Я осмотрелся, где-то был чемодан, пиджак, журнал, прибор… Из пищеблока вышли лейтенант и его жена. Теперь я ее разглядел. Розовые стрелы от выщипанных бровей лезли круто вверх, как у сатаны, светлые волосы завиты мелкими кудельками, голова огромная, нелепая на длинной и тонкой шее. К тому же зеленый костюм — юбка и пиджак, а на ногах сапоги ярко-красного цвета. Кругленький маленький рот крепко сжат, словно она набрала воды и собиралась прыснуть.

— Лейтенант, — сказал я, — прошу, не назначай Сашка на ночной пост в Хранилище.

Лейтенант выразительно посмотрел на жену, дескать, видала!

— Это какой Сашок? Слижиков? — спросила она, глядя на меня так, как обычно глядят дежурные по вокзалу на транзитных пассажиров. — Почему?

— Парень боится крыс. С детства это, поймите, — ответил я.

— Как приказал, так и оставь, — сказала женщина лейтенанту и прошла в первый отсек.

Лейтенант кивнул в знак того, что думает так же, и вышел вслед за женой. Я поднял чемодан, взял со стула пиджак и пошел пошатываясь на солдатскую половину. Сашок встретил меня в прихожей.

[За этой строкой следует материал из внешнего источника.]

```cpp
constexpr uint32_t kNullLink = 0xFFFFFFF8u;
constexpr uint32_t kListOverflow = 0xFFFFFFFFu;
constexpr uint32_t kEmptyLeafBit = 0x80000000u;
constexpr int kListDepth = 64;
__device__ __forceinline__ uint32_t node_slot(uint32_t node) {
    return min(node & static_cast<uint32_t>(kMaskCacheEntries - 1) & MP_NODE_SLOT_MASK, static_cast<uint32_t>(kMaskCacheEntries - 2));
}
template <class Kept>
__device__ __forceinline__ uint32_t unit_list_build(const float4* __restrict__ recs, uint32_t* mcache, uint32_t node, uint32_t slots, Kept kept) {
    const uint32_t lane = threadIdx.x & 63u;
    const float* b = reinterpret_cast<const float*>(mcache);
    node = __builtin_amdgcn_readfirstlane(node);
    slots = __builtin_amdgcn_readfirstlane(slots);
    auto kept_of = [&](uint32_t n, float4& c0, float4& c1) -> uint32_t {
        bool keep = false;
        c0 = make_float4(0.0f, 0.0f, 0.0f, 0.0f); c1 = c0;
        if (lane < slots) {
            const float4* r = recs + (static_cast<size_t>(n) * slots + lane) * 2;
            c0 = r[0]; c1 = r[1];
            const float bmn[3] = {c0.x, c0.y, c0.z}, bmx[3] = {c0.w, c1.x, c1.y};
            keep = as_u(c1.z) != kNullLink && kept(b, bmn, bmx);
        }
        return __builtin_amdgcn_readfirstlane(static_cast<uint32_t>(__ballot(keep)));
    };
    float4 c0, c1;
    uint32_t mask = kept_of(node, c0, c1);
    const uint32_t top = ~__builtin_amdgcn_readfirstlane(mcache[kArenaTopSlot]);
    if (top > static_cast<uint32_t>(kArenaEntries) || top + static_cast<uint32_t>(__popc(mask)) > static_cast<uint32_t>(kArenaEntries)) {
        MP_PROF_COUNT(5);
        wave_lds_sync();
#pragma unroll
        for (int i = 0; i < (kMaskCacheEntries + 63) / 64; i++)
            if (i * 64 + static_cast<int>(lane) < kMaskCacheEntries) mcache[kMaskCacheHeader + i * 64 + static_cast<int>(lane)] = 0xFFFFFFFFu;
        wave_lds_sync();
        return kListOverflow;
    }
    const uint32_t room = static_cast<uint32_t>(kArenaEntries) - top;
    uint32_t used = 0u, pend = static_cast<uint32_t>(__popc(mask)), cur = node;
    int st_node = 0, st_mask = 0, depth = 0;
    for (;;) {
        if (mask == 0u) {
            while (mask == 0u && depth > 0) {
                depth--;
                cur = static_cast<uint32_t>(__builtin_amdgcn_readlane(st_node, depth));
                mask = static_cast<uint32_t>(__builtin_amdgcn_readlane(st_mask, depth));
            }
            if (mask == 0u) break;
            if (lane < slots) {
                const float4* r = recs + (static_cast<size_t>(cur) * slots + lane) * 2;
                c0 = r[0]; c1 = r[1];
            }
        }
        const uint32_t j = static_cast<uint32_t>(__builtin_ctz(mask));
        mask &= mask - 1u;
        pend--;
        const uint32_t rec = cur * slots + j;
        auto from_lane = [&](float v) { return as_f(static_cast<uint32_t>(__builtin_amdgcn_readlane(static_cast<int>(as_u(v)), static_cast<int>(j)))); };
        const float4 p0 = make_float4(from_lane(c0.x), from_lane(c0.y), from_lane(c0.z), from_lane(c0.w));
        const float4 p1 = make_float4(from_lane(c1.x), from_lane(c1.y), from_lane(c1.z), 0.0f);
        const uint32_t link = as_u(p1.z);
        bool emit = true;
        if ((link & 63u) == 0u) {
            const uint32_t m = link >> 6;
            float4 g0, g1;
            const uint32_t km = kept_of(m, g0, g1);
            const bool sticks_out = ((km >> lane) & 1u) != 0u && lane < slots &&
                                    !(p0.x <= g0.x && p0.y <= g0.y && p0.z <= g0.z && g0.w <= p0.w && g1.x <= p1.x && g1.y <= p1.y);
            if (km == 0u) {
                emit = false;
            } else if (__ballot(sticks_out) == 0 && depth < kListDepth && used + pend + static_cast<uint32_t>(__popc(km)) <= room) {
                if (mask != 0u) {
                    asm volatile("s_mov_b32 m0, %2\n\ts_nop 0\n\tv_writelane_b32 %0, %3, m0\n\tv_writelane_b32 %1, %4, m0"
                                 : "+v"(st_node), "+v"(st_mask) : "s"(depth), "s"(__builtin_amdgcn_readfirstlane(cur)), "s"(__builtin_amdgcn_readfirstlane(mask)) : "m0");
                    depth++;
                }
                cur = m; mask = km; pend += static_cast<uint32_t>(__popc(km));
                c0 = g0; c1 = g1;
                emit = false;
            }
        }
        if (emit) {
            if (lane == 0u) mcache[static_cast<uint32_t>(kArenaBase) + top + used] = rec;
            used++;
        }
    }
    const uint32_t val = ((static_cast<uint32_t>(kArenaBase) + top) << 16) | used;
    if (lane == 0u) {
        const uint32_t slot = node_slot(node);
        mcache[static_cast<uint32_t>(kMaskCacheHeader) + slot] = node;
        mcache[static_cast<uint32_t>(kNodeListBase) + slot] = val;
        mcache[kArenaTopSlot] = ~(top + used);
    }
    wave_lds_sync();
    return val;
}

struct Iv {
    float lo, hi;
};
__device__ __forceinline__ Iv iv_neg(const Iv a) { return Iv{-a.hi, -a.lo}; }
__device__ __forceinline__ Iv iv_mul_c(const Iv a, const float c) {
    const float p = a.lo * c, q = a.hi * c;
    return Iv{fminf(p, q), fmaxf(p, q)};
}
__device__ __forceinline__ Iv iv_mul(const Iv a, const Iv b) {
    const float p1 = a.lo * b.lo, p2 = a.lo * b.hi, p3 = a.hi * b.lo, p4 = a.hi * b.hi;
    return Iv{fminf(fminf(p1, p2), fminf(p3, p4)), fmaxf(fmaxf(p1, p2), fmaxf(p3, p4))};
}
__device__ __forceinline__ Iv iv_fma_c(const Iv a, const float c, const Iv z) {
    return Iv{fminf(__builtin_fmaf(a.lo, c, z.lo), __builtin_fmaf(a.hi, c, z.lo)), fmaxf(__builtin_fmaf(a.lo, c, z.hi), __builtin_fmaf(a.hi, c, z.hi))};
}
__device__ __forceinline__ Iv iv_fma(const Iv a, const Iv b, const Iv z) {
    const float l1 = __builtin_fmaf(a.lo, b.lo, z.lo), l2 = __builtin_fmaf(a.lo, b.hi, z.lo), l3 = __builtin_fmaf(a.hi, b.lo, z.lo), l4 = __builtin_fmaf(a.hi, b.hi, z.lo);
    const float h1 = __builtin_fmaf(a.lo, b.lo, z.hi), h2 = __builtin_fmaf(a.lo, b.hi, z.hi), h3 = __builtin_fmaf(a.hi, b.lo, z.hi), h4 = __builtin_fmaf(a.hi, b.hi, z.hi);
    return Iv{fminf(fminf(l1, l2), fminf(l3, l4)), fmaxf(fmaxf(h1, h2), fmaxf(h3, h4))};
}
__device__ __forceinline__ bool tri_may_hit(const float* b, const float (&v0)[3], const float (&e1)[3], const float (&e2)[3]) {
    const Iv d[3] = {Iv{b[13], b[16]}, Iv{b[14], b[17]}, Iv{b[15], b[18]}};
    const Iv h[3] = {iv_fma_c(d[1], e2[2], iv_neg(iv_mul_c(d[2], e2[1]))), iv_fma_c(d[2], e2[0], iv_neg(iv_mul_c(d[0], e2[2]))),
                     iv_fma_c(d[0], e2[1], iv_neg(iv_mul_c(d[1], e2[0])))};
    const Iv det = iv_fma_c(h[2], e1[2], iv_fma_c(h[1], e1[1], iv_mul_c(h[0], e1[0])));
    if (!(det.lo > 0.0f || det.hi < 0.0f)) return true;
    const Iv inv = Iv{1.0f / det.hi, 1.0f / det.lo};
    if (!(fabsf(inv.lo) < INFINITY && fabsf(inv.hi) < INFINITY)) return true;
    const Iv s[3] = {Iv{b[0] - v0[0], b[3] - v0[0]}, Iv{b[1] - v0[1], b[4] - v0[1]}, Iv{b[2] - v0[2], b[5] - v0[2]}};
    const Iv u = iv_mul(inv, iv_fma(s[2], h[2], iv_fma(s[1], h[1], iv_mul(s[0], h[0]))));
    const Iv q[3] = {iv_fma_c(s[1], e1[2], iv_neg(iv_mul_c(s[2], e1[1]))), iv_fma_c(s[2], e1[0], iv_neg(iv_mul_c(s[0], e1[2]))),
                     iv_fma_c(s[0], e1[1], iv_neg(iv_mul_c(s[1], e1[0])))};
    const Iv v = iv_mul(inv, iv_fma(d[2], q[2], iv_fma(d[1], q[1], iv_mul(d[0], q[0]))));
    const Iv t = iv_mul(inv, iv_fma_c(q[2], e2[2], iv_fma_c(q[1], e2[1], iv_mul_c(q[0], e2[0]))));
    const bool miss = u.hi < 0.0f || v.hi < 0.0f || (u.lo + v.lo) > 1.0f || t.hi < 0.0f;
    return !miss;
}

constexpr float kExitTiny = 9.094947017729282e-13f;
constexpr float kExitHuge = 1099511627776.0f;
constexpr float kFarSlack = 1.00000095367431640625f;
__device__ __forceinline__ float tri_flipped(float det, float num) {
    return fabsf(det) <= kExitHuge ? as_f(as_u(num) ^ (as_u(det) & 0x80000000u)) : 1.0f;
}
__device__ __forceinline__ float tri_far_key(float det, float x) { return __builtin_fmaf(fabsf(det), kFarSlack, -x); }
__device__ __forceinline__ float tri_exit1_key(float det, float xu) {
#ifdef MP_NO_FAR_EXIT
    return xu;
#else
    return fminf(xu, tri_far_key(det, xu));
#endif
}
__device__ __forceinline__ float tri_exit2_key(float det, float xu, float xv, float xt) {
    const float near_key = fminf(fminf(xu, xv), xt);
#ifdef MP_NO_FAR_EXIT
    return near_key;
#else
    return fminf(fminf(near_key, tri_far_key(det, xu)), tri_far_key(det, xu + xv));
#endif
}

}
}
```

### minipath_amd/csrc/mask_probe.hip

```cpp
#include <hip/hip_runtime.h>

#include <cfloat>
#include <cstdint>

#include "mask_cache.h"

namespace {

using namespace mp::mc;

constexpr int kCounters = 8;
constexpr float kOrgCap = 2.0f * kCoordCap;

__device__ __forceinline__ uint64_t mix64(uint64_t z) {
    z = (z ^ (z >> 30)) * 0xbf58476d1ce4e5b9ull;
    z = (z ^ (z >> 27)) * 0x94d049bb133111ebull;
    return z ^ (z >> 31);
}
__device__ __forceinline__ uint64_t hsh(uint64_t seed, uint64_t c, uint32_t k) { return mix64(seed ^ mix64(c * 0x10000ull + k)); }
__device__ __forceinline__ float unit(uint64_t h) { return static_cast<float>(static_cast<uint32_t>(h >> 40)) * 0x1p-24f; }

__device__ __forceinline__ void record_case(unsigned long long* out, bool bad, uint64_t idx, bool hit, bool rejected, bool edge_only) {
    if ((threadIdx.x & 63) != 0) return;
    atomicAdd(out + 1, 1ull);
// ... 573 lines not shown
    if (unit >= n) return;
    uint32_t* const base = lds + w * kMaskCacheDwords;
    if (lane < static_cast<uint32_t>(kMaskCacheHeader)) base[lane] = static_cast<uint32_t>(hsh(0x0E17ull, unit, lane));
    constexpr int kTags = kLeafMaskBase - kMaskCacheHeader;
    for (int i = 0; i < kTags / 64; i++) base[kMaskCacheHeader + i * 64 + static_cast<int>(lane)] = static_cast<uint32_t>(i * 64) + lane;
    wave_lds_sync();
    mask_cache_begin_unit(MaskCache{base}, cam.s, jitter_scale, blocks[4 * unit], blocks[4 * unit + 1], blocks[4 * unit + 2], blocks[4 * unit + 3]);
    wave_lds_sync();
    uint32_t cleared = 0u;
    for (int i = 0; i < kTags / 64; i++) cleared += static_cast<uint32_t>(__popcll(__ballot(base[kMaskCacheHeader + i * 64 + static_cast<int>(lane)] == 0xFFFFFFFFu)));
    if (lane < 19u) out[kUnitOut * unit + lane] = base[lane];
    if (lane == 19u) out[kUnitOut * unit + 19u] = cleared;
}

constexpr int kListOut = 4 + kArenaRoom;
template <int OCT>
__device__ __noinline__ uint32_t list_slow(const float4* __restrict__ recs, uint32_t* mcache, uint32_t node, uint32_t slots) {
    return unit_list_build(recs, mcache, node, slots,
                           [](const float* b, const float bmn[3], const float bmx[3]) { return bounds_may_hit<OCT>(b, bmn, bmx); });
}
__global__ void __launch_bounds__(256) list_kernel(const float4* recs, uint32_t slots, const uint32_t* headers, const uint32_t* cases, uint32_t n,
                                                   uint32_t* out) {
    __shared__ __align__(16) uint32_t lds[4 * kMaskCacheDwords];
    const uint32_t w = threadIdx.x >> 6, lane = threadIdx.x & 63u;
    const uint32_t c = blockIdx.x * 4u + w;
    if (c >= n) return;
    uint32_t* const base = lds + w * kMaskCacheDwords;
    for (uint32_t i = lane; i < static_cast<uint32_t>(kMaskCacheDwords); i += 64u)
        base[i] = i < static_cast<uint32_t>(kMaskCacheHeader) ? headers[32u * c + i] : i < static_cast<uint32_t>(kLeafMaskBase) ? 0xFFFFFFFFu : 0xDEAD0000u + i;
    wave_lds_sync();
    const uint32_t node = cases[2u * c], top0 = cases[2u * c + 1u];
    if (lane == 0u) base[kArenaTopSlot] = ~top0;
    wave_lds_sync();
    uint32_t val;
    switch (__builtin_amdgcn_readfirstlane(base[kHdrState]) & 7u) {
        case 0: val = list_slow<0>(recs, base, node, slots); break;
        case 1: val = list_slow<1>(recs, base, node, slots); break;
        case 2: val = list_slow<2>(recs, base, node, slots); break;
        case 3: val = list_slow<3>(recs, base, node, slots); break;
        case 4: val = list_slow<4>(recs, base, node, slots); break;
        case 5: val = list_slow<5>(recs, base, node, slots); break;
        case 6: val = list_slow<6>(recs, base, node, slots); break;
        default: val = list_slow<7>(recs, base, node, slots); break;
    }
    wave_lds_sync();
    uint32_t* const o = out + static_cast<size_t>(c) * kListOut;
    if (lane == 0u) {
        const uint32_t slot = node_slot(node);
        o[0] = val; o[1] = ~base[kArenaTopSlot]; o[2] = base[static_cast<uint32_t>(kMaskCacheHeader) + slot]; o[3] = base[static_cast<uint32_t>(kNodeListBase) + slot];
    }
    for (uint32_t i = lane; i < static_cast<uint32_t>(kArenaRoom); i += 64u) o[4u + i] = base[static_cast<uint32_t>(kArenaBase) + i];
}
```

— Ну, говорили? — опасливо косясь на дверь, спросил он.

Я махнул рукой:

— Не отменит. Баба велела.

— Как? — не понял Сашок. — Что велела?

— Оставить приказ в силе.

Сашок схватил меня за руку, губы его побелели. Остановившимися зрачками он глядел мне в лицо.

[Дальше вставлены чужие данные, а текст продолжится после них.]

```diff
@@ -548,15 +565,19 @@
     ALLOC(g, N);
     ALLOC(fe_, N);
     ALLOC(ge_, N);
-    CK(pk_memset_zero(ctx, f, 32 * half));
-    CK(pk_memcpy_d2d(ctx, f, d_evals, 32 * n_evals));
-    {
-        ProfScope prof(ctx, "random_fe");
-        CK(random_fe(ctx, U(f + half), half, key, stream_mask));
-        CK(random_fe(ctx, U(g), N, key, stream_g));
-    }
-    CK(pk_to_coeffs_into(ctx, U(f), U(fe_), m));
-    CK(pk_to_coeffs_into(ctx, U(g), U(ge_), m));
+    if (comm_world(ctx) <= 1) {
+        CK(to_coeffs_generated(ctx, m, U(d_evals), n_evals, key, stream_mask, stream_g, U(f), U(g), U(fe_), U(ge_)));
+    } else {
+        CK(pk_memset_zero(ctx, f, 32 * half));
+        CK(pk_memcpy_d2d(ctx, f, d_evals, 32 * n_evals));
+        {
+            ProfScope prof(ctx, "random_fe");
+            CK(random_fe(ctx, U(f + half), half, key, stream_mask));
+            CK(random_fe(ctx, U(g), N, key, stream_g));
+        }
+        CK(pk_to_coeffs_into(ctx, U(f), U(fe_), m));
+        CK(pk_to_coeffs_into(ctx, U(g), U(ge_), m));
+    }
     out.f_evals = f;
     out.g_evals = g;
     fe* polys[2] = {fe_, ge_};
diff --git a/provekit_amd/csrc/rng.hip b/provekit_amd/csrc/rng.hip
--- a/provekit_amd/csrc/rng.hip
+++ b/provekit_amd/csrc/rng.hip
@@ -11,32 +11,8 @@
 
 __global__ __launch_bounds__(256) void random_fe_kernel(fe* __restrict__ out, size_t n, RngKey key, u32 stream) {
     PK_LATENCY_PRIO();
-    const size_t stride = (size_t)gridDim.x * blockDim.x, pairs = (n + 1) / 2;
-    size_t j = (size_t)blockIdx.x * blockDim.x + threadIdx.x;
-    u32 attempt = 0;
-    bool done0 = false, done1 = 2 * j + 1 >= n;
-    while (j < pairs) {
-        u32 blk[16];
-        chacha_block(key, (u64)j, stream, attempt, PK_RNG_ROUNDS, blk);
-#pragma unroll
-        for (int half = 0; half < 2; half++) {
-            if (half == 0 ? done0 : done1) continue;
-            fe x;
-            if (rng_candidate(blk, half, x)) {
-                fe_store(out + 2 * j + half, x);
-                if (half == 0) done0 = true;
-                else done1 = true;
-            }
-        }
-        if (done0 && done1) {
-            j += stride;
-            attempt = 0;
-            done0 = false;
-            done1 = 2 * j + 1 >= n;
-        } else {
-            attempt++;
-        }
-    }
+    rng_draw_pairs(key, stream, (size_t)blockIdx.x * blockDim.x + threadIdx.x, (size_t)gridDim.x * blockDim.x, (n + 1) / 2, n,
+                   [&](size_t i, const fe& x) { fe_store(out + i, x); });
 }
 inline unsigned random_fe_grid(const pk_ctx* ctx, size_t n) {
     const size_t pairs = (n + 1) / 2;
diff --git a/provekit_amd/csrc/rng_core.hpp b/provekit_amd/csrc/rng_core.hpp
--- a/provekit_amd/csrc/rng_core.hpp
+++ b/provekit_amd/csrc/rng_core.hpp
@@ -47,4 +47,33 @@
     return borrow != 0;
 }
 
+template <class Put>
+__device__ __forceinline__ void rng_draw_pairs(const RngKey& key, u32 stream, size_t first, size_t stride, size_t pairs_end, size_t n, Put put) {
+    size_t j = first;
+    u32 attempt = 0;
+    bool done0 = false, done1 = 2 * j + 1 >= n;
+    while (j < pairs_end) {
+        u32 blk[16];
+        chacha_block(key, (u64)j, stream, attempt, PK_RNG_ROUNDS, blk);
+#pragma unroll
+        for (int half = 0; half < 2; half++) {
+            if (half == 0 ? done0 : done1) continue;
+            fe x;
+            if (rng_candidate(blk, half, x)) {
+                put(2 * j + half, x);
+                if (half == 0) done0 = true;
+                else done1 = true;
+            }
+        }
+        if (done0 && done1) {
+            j += stride;
+            attempt = 0;
+            done0 = false;
+            done1 = 2 * j + 1 >= n;
+        } else {
+            attempt++;
+        }
+    }
 }
+
+}
```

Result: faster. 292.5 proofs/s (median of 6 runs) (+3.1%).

— Ну, ну, Сашок, продержись ночь, — промямлил я, чтобы хоть что-то сказать.

Его рука безвольно упала, он отодвинулся, давая мне дорогу, и я вошел в душный сумрак казармы.

Спаренные лампочки вполнакала над входом освещали помещение тревожным красноватым светом, придавая казарме неестественный вид театральных декораций: двухъярусные койки в три ряда, печь посередине, пирамида с оружием, закрытая на замок. У входа дневальный притулился к тумбочке в обнимку с телефоном. Окна заляпаны снегом, будто снежинками к Новому году — не хватает деда Мороза, да само помещение мрачновато для новогоднего праздника.

Сашок постелил в дальнем углу, на нижнем ярусе, напротив себя. Солдаты уже спали. Надо мной кто-то скрежетал, похрустывал зубами. Храп, бормотание, стоны, тяжкие вздохи — ночное дыхание натруженных молодых тел.

Я повалился на койку. Сашок накинул полушубок, и я забылся.